ANCHE SE NON FA PIÙ NOTIZIA, NON DIMENTICATE I GIOVANI DELLA SIRIA!

08 maggio 2019

Don Pier è come un padre per me. Quando è scoppiata la guerra, la mia famiglia è fuggita all’estero per salvarsi la vita, ma io non ho potuto, per non essere considerato renitente alla leva e disertore. Lui e gli altri Salesiani sono stati qui e non mi hanno abbandonato!chi parla è un giovane siriano rimasto solo ad Aleppo nel terribile periodo di guerra durato quasi 8 anni. Lui, come tanti altri giovani e giovanissimi, ha trovato conforto all’interno dell’oratorio nel quale operano i Salesiani, tra cui Don Pier (direttore dell’Opera): veri e propri eroi che nonostante la libera facoltà di poter uscire dal paese hanno scelto di rimanere in Siria, a Damasco e Aleppo, affrontando la guerra con i più deboli e indifesi fornendo loro sostegno, forza e un riparo sicuro e accogliente in cui trovare salvezza. Per i ragazzi dell’oratorio di Aleppo questa scelta ha avuto un grande valore; qui, oggi e durante tutto il conflitto, hanno trovato riparo e “svago” tantissimi giovani.
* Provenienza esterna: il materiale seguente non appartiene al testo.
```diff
                                (lane > static_cast<uint32_t>(P) || static_cast<uint32_t>(l0b >> 32) == pipe_l0_tag(lkey, kResV + lane));
               if (!c.group_all(okl)) return false;
               o_pi = lane < static_cast<uint32_t>(GM::M) ? __uint_as_float(static_cast<uint32_t>(l0a)) : 0.0f;
               o_v = lane <= static_cast<uint32_t>(P) ? __uint_as_float(static_cast<uint32_t>(l0b)) : 0.0f;
-              if (cslot < 0) l0_hits += 1;
+              if (cs < 0) l0_hits += 1;
               return true;
             },
             [&](float h_pi, float h_v) {
@@ -546,6 +564,7 @@
             seq = seq + 1u == 0u ? 1u : seq + 1u;
             uint32_t pos = 0;
             if (lane == 0) pos = atomicAdd(TWO ? pipe_tail_of(pc, mg) : &pc->tail, 1u);
+            if constexpr (PROF) { const uint64_t tk0 = wall_clock64(); asm volatile("s_waitcnt vmcnt(0)" : "+v"(pos) :: "memory"); ph_tk = wall_clock64() - tk0; }
             pos = c.template bcast_lane<0>(pos);
             const uint64_t payload = lane == 0 ? leaf.bb[0] : lane == 1 ? leaf.bb[1] : lane == 2 ? (static_cast<uint64_t>(slot) | (static_cast<uint64_t>(leaf.player) << 16))
                                                                                                   : static_cast<uint64_t>(seq);
@@ -559,7 +578,10 @@
         }
         if constexpr (PROF) {
           const uint64_t ph4 = wall_clock64();
-          pf_ph[0] += ph1 - ph0; pf_ph[1] += ph2 - ph1; pf_ph[2] += ph3 - ph2; pf_ph[3] += ph4 - ph3; pf_ph[4] += 1;
+          pf_ph[0] += ph1 - ph0; pf_ph[1] += ph2 - ph1; pf_ph[4] += 1;
+          if (n == 0) { pf_px[0] += ph_a - ph2; pf_ph[2] += (ph_b - ph_a) + (ph3 - ph_c); pf_px[1] += ph_c - ph_b; }
+          else pf_ph[2] += ph3 - ph2;
+          pf_ph[3] += ph4 - ph3 - ph_tk; pf_px[2] += ph_tk;
         }
         if (st == kGrpPush) break;
         if (++inline_sims >= pa.max_inline) break;
@@ -624,6 +646,7 @@
     atomicAdd(&pc->prof[4], pf_polls); atomicAdd(&pc->prof[5], pf_io);
     atomicAdd(&pc->prof[9], pf_ph[0]); atomicAdd(&pc->prof[10], pf_ph[1]); atomicAdd(&pc->prof[11], pf_ph[2]); atomicAdd(&pc->prof[12], pf_ph[3]);
     atomicAdd(&pc->prof[13], pf_ph[4]); atomicAdd(&pc->prof[14], pf_lvls); atomicAdd(&pc->prof[15], pf_mv); atomicAdd(&pc->prof[6], static_cast<unsigned long long>(wall_clock64() - t_start));
+    atomicAdd(&pc->prof2[0], pf_px[0]); atomicAdd(&pc->prof2[1], pf_px[1]); atomicAdd(&pc->prof2[2], pf_px[2]);
   }
   asm volatile("s_waitcnt vmcnt(0)" ::: "memory");
   __syncthreads();
@@ -1600,6 +1623,8 @@
     if (k.prof) {
       fprintf(stderr, "pipe prof:");
       for (int i = 0; i < 16; ++i) fprintf(stderr, " %llu", hc.prof[i]);
+      fprintf(stderr, "\npipe prof, probe (ticks issuing it, waiting for its keys, waiting for the request's ticket):");
+      for (int i = 0; i < 3; ++i) fprintf(stderr, " %llu", hc.prof2[i]);
       fprintf(stderr, "\n");
     }
     if (k.prof || k.hist) {
```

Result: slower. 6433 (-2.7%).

La nostra Fondazione ha di recente attivato un progetto per l’accoglienza dei giovani: nella città di Aleppo i salesiani stanno ristrutturando degli spazi per poter accogliere gruppi di giovani e offrire loro un luogo per momenti di condivisione e aggregazione. Il progetto è stato avviato e, grazie alla generosità dei benefattori già legati alla Fondazione e di coloro che vorranno aiutare questi giovani, troverà pian piano la sua forma concretizzandosi in un’opera dal grande valore sociale e morale.